[Activity] What appears from the first line of the records below through the line containing "const bf16* uqb" must be reproduced verbatim.

⁂

template <int HE>
__global__ __launch_bounds__(320, 2) void vg_attn_bwd_bwd2_kernel(const bf16* __restrict__ qkv, const bf16* __restrict__ d_o,
                                                                  const float* __restrict__ lse, const bf16* __restrict__ uqkv,
                                                                  bf16* __restrict__ d_do, bf16* __restrict__ d_qkv, int B, int S, int H,
                                                                  float scale, const void* __restrict__ zeros) {
  constexpr int NT = 5, KS = HE / 32, DT = HE / 16, KP = 3, RP = 96;
  constexpr int IMG = RP * HE * 2;
  __shared__ __attribute__((aligned(16))) unsigned char sm[4 * IMG + 4 * RP * 4];
  unsigned char* i0 = sm;
  unsigned char* i1 = sm + IMG;
  unsigned char* i2 = sm + 2 * IMG;
  unsigned char* i3 = sm + 3 * IMG;
  float* dl = (float*)(sm + 4 * IMG);
  float* gm = dl + RP;
  float* pl = gm + RP;
  float* ll = pl + RP;
  int b, h;
  if (!attn_block(B, H, b, h)) return;
  const int tid = threadIdx.x, lane = tid & 63, wv = tid >> 6;
  const int g = lane >> 4, li = lane & 15;
  const int E = H * HE;
  const size_t ld = 3 * (size_t)E;
  const bf16* qb = qkv + (size_t)b * S * ld + h * HE;
  const bf16* kb = qb + E;
  const bf16* vb = qb + 2 * E;
  const bf16* uqb = uqkv + (size_t)b * S * ld + h * HE;
  const bf16* ukb = uqb + E;
  const bf16* uvb = uqb + 2 * E;
  const bf16* dob = d_o + (size_t)b * S * E + h * HE;
  const float* lb = lse + ((size_t)b * H + h) * S;
  bf16* ddob = d_do + (size_t)b * S * E + h * HE;
  bf16* dqb = d_qkv + (size_t)b * S * ld + h * HE;
  const f32x4 zero = {0.f, 0.f, 0.f, 0.f};

  dma_head<HE, NT>(i0, kb, ld, S, RP, zeros, wv, lane);
  dma_head<HE, NT>(i1, vb, ld, S, RP, zeros, (wv + 1) % NT, lane);
  dma_head<HE, NT>(i2, ukb, ld, S, RP, zeros, (wv + 2) % NT, lane);
  dma_head<HE, NT>(i3, uvb, ld, S, RP, zeros, (wv + 3) % NT, lane);
  bf16x8 qf[KS], dof[KS], uqf[KS];
#pragma unroll
  for (int ks = 0; ks < KS; ++ks) {
    qf[ks] = gfrag(qb, ld, 16 * wv, ks, S, lane);
    dof[ks] = gfrag(dob, (size_t)E, 16 * wv, ks, S, lane);
    uqf[ks] = gfrag(uqb, ld, 16 * wv, ks, S, lane);
  }
  for (int i = tid; i < RP; i += 64 * NT) ll[i] = (i < S) ? lb[i] : 0.f;
  asm volatile("s_waitcnt vmcnt(0)" ::: "memory");
  __syncthreads();

  {
    const int q = 16 * wv + li;
    const float lse_q = ll[q];
    f32x4 Pm[NT], Dm[NT], Gm[NT], Tm[NT];
    float delta = 0.f, gam = 0.f;
#pragma unroll
    for (int kt = 0; kt < NT; ++kt) {
      f32x4 st = zero, dpt = zero, gt = zero, tt = zero;
#pragma unroll
      for (int ks = 0; ks < KS; ++ks) {
        const bf16x8 kr = lfrag_row<HE>(i0, 16 * kt, ks, lane);
        st = vg_mfma(kr, qf[ks], st);
        gt = vg_mfma(kr, uqf[ks], gt);
        gt = vg_mfma(lfrag_row<HE>(i2, 16 * kt, ks, lane), qf[ks], gt);
        dpt = vg_mfma(lfrag_row<HE>(i1, 16 * kt, ks, lane), dof[ks], dpt);
        tt = vg_mfma(lfrag_row<HE>(i3, 16 * kt, ks, lane), dof[ks], tt);
      }
#pragma unroll
      for (int r = 0; r < 4; ++r) {
        const int key = 16 * kt + 4 * g + r;
        const float p = (key < S && q < S) ? __expf(st[r] * scale - lse_q) : 0.f;
        const float gv = gt[r] * scale;
        Pm[kt][r] = p; Dm[kt][r] = dpt[r]; Gm[kt][r] = gv; Tm[kt][r] = tt[r];
        delta += p * dpt[r];
        gam += p * gv;
      }
    }
    delta = group_sum(delta);
    gam = group_sum(gam);
    float pis = 0.f;
#pragma unroll
    for (int kt = 0; kt < NT; ++kt)
#pragma unroll
      for (int r = 0; r < 4; ++r) {
        const float a = Dm[kt][r] - delta;
        const float pie = Tm[kt][r] + Gm[kt][r] * a - gam * Dm[kt][r];
        Tm[kt][r] = pie;
        Dm[kt][r] = a;
        pis += Pm[kt][r] * pie;
      }
    pis = group_sum(pis);
    if (g == 0) { dl[q] = delta; gm[q] = gam; pl[q] = pis; }
#pragma unroll
    for (int kt = 0; kt < NT; ++kt)
#pragma unroll
      for (int r = 0; r < 4; ++r) {
        const float p = Pm[kt][r];
        Gm[kt][r] = p * (Gm[kt][r] - gam);
        Dm[kt][r] = p * Dm[kt][r];
        Tm[kt][r] = p * (Tm[kt][r] - pis);
      }
    bf16x8 pf[KP], hf[KP], dsf[KP], sgf[KP];
#pragma unroll
    for (int u = 0; u < KP; ++u) {
      const bool two = 2 * u + 1 < NT;
      const int hi = two ? 2 * u + 1 : 0;
      pf[u] = pack_pair(Pm[2 * u], two ? Pm[hi] : zero);
      hf[u] = pack_pair(Gm[2 * u], two ? Gm[hi] : zero);
      dsf[u] = pack_pair(Dm[2 * u], two ? Dm[hi] : zero);
      sgf[u] = pack_pair(Tm[2 * u], two ? Tm[hi] : zero);
    }
    bf16* rowo = ddob + (size_t)(q < S ? q : 0) * E;
    bf16* rowq = dqb + (size_t)(q < S ? q : 0) * ld;
#pragma unroll
    for (int pp = 0; pp < DT / 2; ++pp) {
      f32x4 o1[2] = {zero, zero}, o2[2] = {zero, zero};
#pragma unroll
      for (int u = 0; u < KP; ++u)
#pragma unroll
        for (int t = 0; t < 2; ++t) {
          const int d0 = 32 * pp + 16 * t;
          o1[t] = vg_mfma(lfrag_tr<HE>(i3, u, d0, lane), pf[u], o1[t]);
          o1[t] = vg_mfma(lfrag_tr<HE>(i1, u, d0, lane), hf[u], o1[t]);
          o2[t] = vg_mfma(lfrag_tr<HE>(i2, u, d0, lane), dsf[u], o2[t]);
          o2[t] = vg_mfma(lfrag_tr<HE>(i0, u, d0, lane), sgf[u], o2[t]);
        }
      store_tiles<2>(rowo + 32 * pp, o1, 1.0f, g, q < S);
      store_tiles<2>(rowq + 32 * pp, o2, scale, g, q < S);
    }
  }
  bf16x8 kf[KS], vf[KS], ukf[KS], uvf[KS];
#pragma unroll
  for (int ks = 0; ks < KS; ++ks) {
    kf[ks] = lfrag_row<HE>(i0, 16 * wv, ks, lane);
    vf[ks] = lfrag_row<HE>(i1, 16 * wv, ks, lane);
    ukf[ks] = lfrag_row<HE>(i2, 16 * wv, ks, lane);
    uvf[ks] = lfrag_row<HE>(i3, 16 * wv, ks, lane);
  }
  __syncthreads();
  dma_head<HE, NT>(i0, qb, ld, S, RP, zeros, wv, lane);
  dma_head<HE, NT>(i1, dob, (size_t)E, S, RP, zeros, (wv + 1) % NT, lane);
  dma_head<HE, NT>(i2, uqb, ld, S, RP, zeros, (wv + 2) % NT, lane);
  asm volatile("s_waitcnt vmcnt(0)" ::: "memory");
  __syncthreads();
  {
    const int key = 16 * wv + li;
    f32x4 Hm[NT], Dm[NT], Sm[NT];
#pragma unroll
    for (int qt = 0; qt < NT; ++qt) {
      f32x4 st = zero, dpt = zero, gt = zero, tt = zero;
#pragma unroll
      for (int ks = 0; ks < KS; ++ks) {
        const bf16x8 qr = lfrag_row<HE>(i0, 16 * qt, ks, lane);
        const bf16x8 dr = lfrag_row<HE>(i1, 16 * qt, ks, lane);
        st = vg_mfma(qr, kf[ks], st);
        gt = vg_mfma(qr, ukf[ks], gt);
        gt = vg_mfma(lfrag_row<HE>(i2, 16 * qt, ks, lane), kf[ks], gt);
        dpt = vg_mfma(dr, vf[ks], dpt);
        tt = vg_mfma(dr, uvf[ks], tt);
      }
      const f32x4 lq4 = *(const f32x4*)(ll + 16 * qt + 4 * g);
      const f32x4 dl4 = *(const f32x4*)(dl + 16 * qt + 4 * g);
      const f32x4 gm4 = *(const f32x4*)(gm + 16 * qt + 4 * g);
      const f32x4 pl4 = *(const f32x4*)(pl + 16 * qt + 4 * g);
#pragma unroll
      for (int r = 0; r < 4; ++r) {
        const int q = 16 * qt + 4 * g + r;
        const float p = ((q < S) && (key < S)) ? __expf(st[r] * scale - lq4[r]) : 0.f;
        const float gv = gt[r] * scale, a = dpt[r] - dl4[r];
        const float pie = tt[r] + gv * a - gm4[r] * dpt[r];
        Hm[qt][r] = p * (gv - gm4[r]);
        Dm[qt][r] = p * a;
        Sm[qt][r] = p * (pie - pl4[r]);
      }
    }
    bf16x8 hf[KP], dsf[KP], sgf[KP];
#pragma unroll
    for (int u = 0; u < KP; ++u) {
      const bool two = 2 * u + 1 < NT;
      const int hi = two ? 2 * u + 1 : 0;
      hf[u] = pack_pair(Hm[2 * u], two ? Hm[hi] : zero);
      dsf[u] = pack_pair(Dm[2 * u], two ? Dm[hi] : zero);
      sgf[u] = pack_pair(Sm[2 * u], two ? Sm[hi] : zero);
    }
    bf16* rowp = dqb + (size_t)(key < S ? key : 0) * ld;
#pragma unroll
    for (int pp = 0; pp < DT / 2; ++pp) {
      f32x4 dk[2] = {zero, zero}, dv[2] = {zero, zero};
#pragma unroll
      for (int u = 0; u < KP; ++u)
#pragma unroll
        for (int t = 0; t < 2; ++t) {
          const int d0 = 32 * pp + 16 * t;
          dk[t] = vg_mfma(lfrag_tr<HE>(i2, u, d0, lane), dsf[u], dk[t]);
          dk[t] = vg_mfma(lfrag_tr<HE>(i0, u, d0, lane), sgf[u], dk[t]);
          dv[t] = vg_mfma(lfrag_tr<HE>(i1, u, d0, lane), hf[u], dv[t]);
        }
      store_tiles<2>(rowp + E + 32 * pp, dk, scale, g, key < S);
      store_tiles<2>(rowp + 2 * E + 32 * pp, dv, 1.0f, g, key < S);
    }
  }
}

__device__ __attribute__((aligned(16))) unsigned int vg_attn_zero_page[4] = {0u, 0u, 0u, 0u};
static const void* attn_zeros() {
  static void* zp = nullptr;
  if (!zp && hipGetSymbolAddress(&zp, HIP_SYMBOL(vg_attn_zero_page)) != hipSuccess) zp = nullptr;
  return zp;
}

template <int HE, int NT, int MODE>
static int launch_fwd(const bf16* qkv, bf16* o, float* lse, int B, int H, int S, float scale, hipStream_t st) {
  const void* z = attn_zeros();
  if (!z) return -5;
  hipLaunchKernelGGL((vg_attn_fwd_kernel<HE, NT, MODE == 1, MODE == 2>), dim3(attn_grid(B, H)), dim3(64 * NT), 0, st, qkv, o, lse, B, S, H, scale, z);
  return (int)hipGetLastError();
}
template <int HE, int NT, int MODE>
static int launch_bwd(const bf16* qkv, const bf16* o, const bf16* d_o, const float* lse, bf16* dqkv, int B, int H,
                      int S, float scale, hipStream_t st) {
  const void* z = attn_zeros();
  if (!z) return -5;
#ifndef VG_ATTN_BWD_4IMG
  if constexpr (MODE != 1 && NT == 5) {
    hipLaunchKernelGGL((vg_attn_bwd2_kernel<HE, NT, MODE == 2>), dim3(attn_grid(B, H)), dim3(64 * NT), 0, st, qkv, o, d_o, lse, dqkv, B, S, H, scale, z);
    return (int)hipGetLastError();
  }
#endif
  hipLaunchKernelGGL((vg_attn_bwd_kernel<HE, NT, MODE == 1, MODE == 2>), dim3(attn_grid(B, H)), dim3(64 * NT), 0, st, qkv, o, d_o, lse, dqkv, B, S, H, scale, z);
  return (int)hipGetLastError();
}

#define VG_ATTN_BY_NT(FN, HE_, MODE_, ...) return small ? FN<HE_, 2, MODE_>(__VA_ARGS__) : FN<HE_, 5, MODE_>(__VA_ARGS__)
#define VG_ATTN_BY_MODE(FN, HE_, ...)                                  \
  do {                                                                 \
    if (mode == 0) { VG_ATTN_BY_NT(FN, HE_, 0, __VA_ARGS__); }         \
    if (mode == 1) { VG_ATTN_BY_NT(FN, HE_, 1, __VA_ARGS__); }         \
    VG_ATTN_BY_NT(FN, HE_, 2, __VA_ARGS__);                            \
  } while (0)
#define VG_ATTN_DISPATCH(FN, ...)                                      \
  do {                                                                 \
    if (S < 1 || S > 80 || B < 1 || H < 1) return -2;                  \
    if (mode < 0 || mode > 2) return -4;                               \
    const bool small = (S <= 32);                                      \
    if (HE == 96) VG_ATTN_BY_MODE(FN, 96, __VA_ARGS__);                \
    if (HE == 64) VG_ATTN_BY_MODE(FN, 64, __VA_ARGS__);                \
    if (HE == 32) VG_ATTN_BY_MODE(FN, 32, __VA_ARGS__);                \
    return -3;                                                         \
  } while (0)
int vg_attn_fwd_launch(const bf16* qkv, bf16* o, float* lse, int B, int H, int S, int HE, float scale, int mode, hipStream_t st) {
  if (mode == 0 && S > VG_SHORT_MAX_S && S <= VG_ATTN_LONG_MAX_S) return vg_attn_long_fwd_launch(qkv, o, lse, B, H, S, HE, scale, st);
  VG_ATTN_DISPATCH(launch_fwd, qkv, o, lse, B, H, S, scale, st);
}
int vg_attn_bwd_launch(const bf16* qkv, const bf16* o, const bf16* d_o, const float* lse, bf16* dqkv, int B, int H,
                       int S, int HE, float scale, int mode, hipStream_t st) {
  if (mode == 0 && S > VG_SHORT_MAX_S && S <= VG_ATTN_LONG_MAX_S) return vg_attn_long_bwd_launch(qkv, o, d_o, lse, dqkv, B, H, S, HE, scale, st);
  VG_ATTN_DISPATCH(launch_bwd, qkv, o, d_o, lse, dqkv, B, H, S, scale, st);
}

⁂

[Response to this task]
template <int HE>
__global__ __launch_bounds__(320, 2) void vg_attn_bwd_bwd2_kernel(const bf16* __restrict__ qkv, const bf16* __restrict__ d_o,
                                                                  const float* __restrict__ lse, const bf16* __restrict__ uqkv,
                                                                  bf16* __restrict__ d_do, bf16* __restrict__ d_qkv, int B, int S, int H,
                                                                  float scale, const void* __restrict__ zeros) {
  constexpr int NT = 5, KS = HE / 32, DT = HE / 16, KP = 3, RP = 96;
  constexpr int IMG = RP * HE * 2;
  __shared__ __attribute__((aligned(16))) unsigned char sm[4 * IMG + 4 * RP * 4];
  unsigned char* i0 = sm;
  unsigned char* i1 = sm + IMG;
  unsigned char* i2 = sm + 2 * IMG;
  unsigned char* i3 = sm + 3 * IMG;
  float* dl = (float*)(sm + 4 * IMG);
  float* gm = dl + RP;
  float* pl = gm + RP;
  float* ll = pl + RP;
  int b, h;
  if (!attn_block(B, H, b, h)) return;
  const int tid = threadIdx.x, lane = tid & 63, wv = tid >> 6;
  const int g = lane >> 4, li = lane & 15;
  const int E = H * HE;
  const size_t ld = 3 * (size_t)E;
  const bf16* qb = qkv + (size_t)b * S * ld + h * HE;
  const bf16* kb = qb + E;
  const bf16* vb = qb + 2 * E;
  const bf16* uqb = uqkv + (size_t)b * S * ld + h * HE;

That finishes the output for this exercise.